■ **Task item**:
Copy each line of the following material that has the string "static".

■ **Records to use**:
::::::

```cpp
static float dwt_quant_step(int lambda, int theta) {
  static const double g[3] = {1.501, 1.0, 0.534};
  static const double amp[4][3] = {{0.62171, 0.67234, 0.72709},
                                   {0.34537, 0.41317, 0.49428},
                                   {0.18004, 0.22727, 0.28688},
                                   {0.091401, 0.11792, 0.15214}};
  const float r = (float)(3.0 * 1080 * M_PI / 180.0);
  const float temp = (float)log10(pow(2.0, lambda + 1) * 0.401 * g[theta] / (double)r);
  return (float)(2.0 * 0.495 * pow(10.0, 0.466 * (double)temp * (double)temp) / amp[lambda][theta]);
}

}

float adm_dwt_quant_step(int lambda, int theta) { return dwt_quant_step(lambda, theta); }

hipError_t launch_adm_scale(hipStream_t stream, int scale, Elem elem, PlaneRun ref, PlaneRun dis, int n_frames,
                            int w, int h, float inv_scale, float gain_limit, MutPlaneRun ll_ref,
                            MutPlaneRun ll_dis, double* partials, int mode, int* n_partials) {
  if (n_partials) *n_partials = adm_tiles_x((w + 1) / 2) * adm_tiles_y((h + 1) / 2);
  if (n_frames <= 0) return hipSuccess;
  if (mode != ADM_TILED) {
    hipError_t err = hipSuccess;
    if (launch_adm_march(stream, scale, elem, ref, dis, n_frames, w, h, inv_scale, gain_limit, ll_ref, ll_dis, partials,
                         n_partials, &err))
      return err;
  }
  AdmArgs a{};
  a.ref = ref.base; a.dis = dis.base;
  a.row_pitch_r = ref.row_pitch; a.frame_pitch_r = ref.frame_pitch;
  a.row_pitch_d = dis.row_pitch; a.frame_pitch_d = dis.frame_pitch;
  a.w = w; a.h = h;
  a.ow = (w + 1) / 2; a.oh = (h + 1) / 2;
  a.tiles_x = adm_tiles_x(a.ow);
  a.n_tiles = a.tiles_x * adm_tiles_y(a.oh);
  a.inv_scale = inv_scale; a.gain_limit = gain_limit;
  a.rf_hv = 1.0f / dwt_quant_step(scale, 1);
  a.rf_d = 1.0f / dwt_quant_step(scale, 2);
  a.k_hv = a.rf_hv / 30.0f;
  a.k_d = a.rf_d / 30.0f;
  const double border = 0.1;
  a.left = (int)(a.ow * border - 0.5);
  a.top = (int)(a.oh * border - 0.5);
  a.right = a.ow - a.left;
  a.bottom = a.oh - a.top;
  a.ll_ref = (float*)ll_ref.base; a.ll_dis = (float*)ll_dis.base;
  a.ll_row_pitch_r = ll_ref.row_pitch; a.ll_frame_pitch_r = ll_ref.frame_pitch;
  a.ll_row_pitch_d = ll_dis.row_pitch; a.ll_frame_pitch_d = ll_dis.frame_pitch;
  a.partials = partials;
  const dim3 grid(a.n_tiles, n_frames), block(kBlock);
  switch (elem) {
    case ELEM_U8: hipLaunchKernelGGL((adm_scale_kernel<uint8_t>), grid, block, 0, stream, a); break;
    case ELEM_U16: hipLaunchKernelGGL((adm_scale_kernel<uint16_t>), grid, block, 0, stream, a); break;
    case ELEM_F32: hipLaunchKernelGGL((adm_scale_kernel<float>), grid, block, 0, stream, a); break;
  }
  return hipGetLastError();
}

}
```

### pqa2_amd/csrc/adm_march.hip

```cpp
#include <type_traits>

#include "adm_chain.h"
#include "kernels.h"
#include "pqa_device.h"

namespace pqa {
namespace {

constexpr int kStripe = 60;
constexpr int kHalo = 2;

struct AdmMarchArgs {
  const void* ref;
  const void* dis;
  unsigned pitch_r, pitch_d;
  int64_t frame_pitch_r, frame_pitch_d;
  int w, h, ow, oh;
  int aligned;
  int n_stripes, n_sg;
  int n_frames;
  int left, top, right, bottom;
  int reg_start[4];
  int seg_rows[3], seg_first[4];
  float inv_scale, gain_limit, rf_hv, rf_d, k_hv, k_d;
  float* ll_ref;
  float* ll_dis;
  unsigned ll_pitch_r, ll_pitch_d;
  int64_t ll_frame_pitch_r, ll_frame_pitch_d;
  double* partials;
  int n_part;
};

using namespace admc;

template <typename T, bool EDGE> struct RawRow;
template <> struct RawRow<uint8_t, false> { unsigned r, d; };
template <> struct RawRow<uint16_t, false> { unsigned r, d; };
template <> struct RawRow<float, false> { f2 r, d; };
template <typename T> struct RawRow<T, true> { T r0, r1, d0, d1; };
template <> struct RawRow<float, true> { f2 c0, c1; };

template <typename T, bool EDGE>
struct RowLoader {
  rsrc_t rsrc_r, rsrc_d;
  unsigned v0, v1;
  unsigned pitch_r, pitch_d;
  int h;
  float inv_scale;

  __device__ __forceinline__ RawRow<T, EDGE> load(int y ) const {
    const unsigned gy = (unsigned)mirror1(y, h);
    const unsigned so_r = gy * pitch_r, so_d = gy * pitch_d;
    RawRow<T, EDGE> o;
    if constexpr (EDGE && sizeof(T) == 4) {
      o.c0 = f2{buf_load<T>(rsrc_r, v0, so_r), buf_load<T>(rsrc_d, v0, so_d)};
      o.c1 = f2{buf_load<T>(rsrc_r, v1, so_r), buf_load<T>(rsrc_d, v1, so_d)};
    } else if constexpr (EDGE) {
      o.r0 = buf_load<T>(rsrc_r, v0, so_r); o.r1 = buf_load<T>(rsrc_r, v1, so_r);
      o.d0 = buf_load<T>(rsrc_d, v0, so_d); o.d1 = buf_load<T>(rsrc_d, v1, so_d);
    } else if constexpr (sizeof(T) == 1) {
      o.r = (unsigned short)__builtin_amdgcn_raw_buffer_load_b16(rsrc_r, v0, so_r, 0);
      o.d = (unsigned short)__builtin_amdgcn_raw_buffer_load_b16(rsrc_d, v0, so_d, 0);
    } else if constexpr (sizeof(T) == 2) {
      o.r = __builtin_amdgcn_raw_buffer_load_b32(rsrc_r, v0 * 2u, so_r * 2u, 0);
      o.d = __builtin_amdgcn_raw_buffer_load_b32(rsrc_d, v0 * 2u, so_d * 2u, 0);
    } else {
      o.r = __builtin_bit_cast(f2, __builtin_amdgcn_raw_buffer_load_b64(rsrc_r, v0 * 4u, so_r * 4u, 0));
      o.d = __builtin_bit_cast(f2, __builtin_amdgcn_raw_buffer_load_b64(rsrc_d, v0 * 4u, so_d * 4u, 0));
    }
    return o;
  }
  __device__ __forceinline__ Row convert(const RawRow<T, EDGE>& x) const {
    if constexpr (EDGE && sizeof(T) == 4) {
      return Row{x.c0, x.c1};
    } else if constexpr (EDGE) {
      return Row{PixIO<T>::pair(x.r0, x.d0, inv_scale), PixIO<T>::pair(x.r1, x.d1, inv_scale)};
    } else if constexpr (sizeof(T) == 1) {
      return Row{PixIO<T>::pair((uint8_t)(x.r & 0xffu), (uint8_t)(x.d & 0xffu), inv_scale),
                 PixIO<T>::pair((uint8_t)((x.r >> 8) & 0xffu), (uint8_t)((x.d >> 8) & 0xffu), inv_scale)};
    } else if constexpr (sizeof(T) == 2) {
      return Row{PixIO<T>::pair((uint16_t)(x.r & 0xffffu), (uint16_t)(x.d & 0xffffu), inv_scale),
                 PixIO<T>::pair((uint16_t)(x.r >> 16), (uint16_t)(x.d >> 16), inv_scale)};
    } else {
      return Row{f2{x.r.x, x.d.x}, f2{x.r.y, x.d.y}};
    }
  }
};
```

::::::

■ **Answer space**:
static float dwt_quant_step(int lambda, int theta) {
  static const double g[3] = {1.501, 1.0, 0.534};
  static const double amp[4][3] = {{0.62171, 0.67234, 0.72709},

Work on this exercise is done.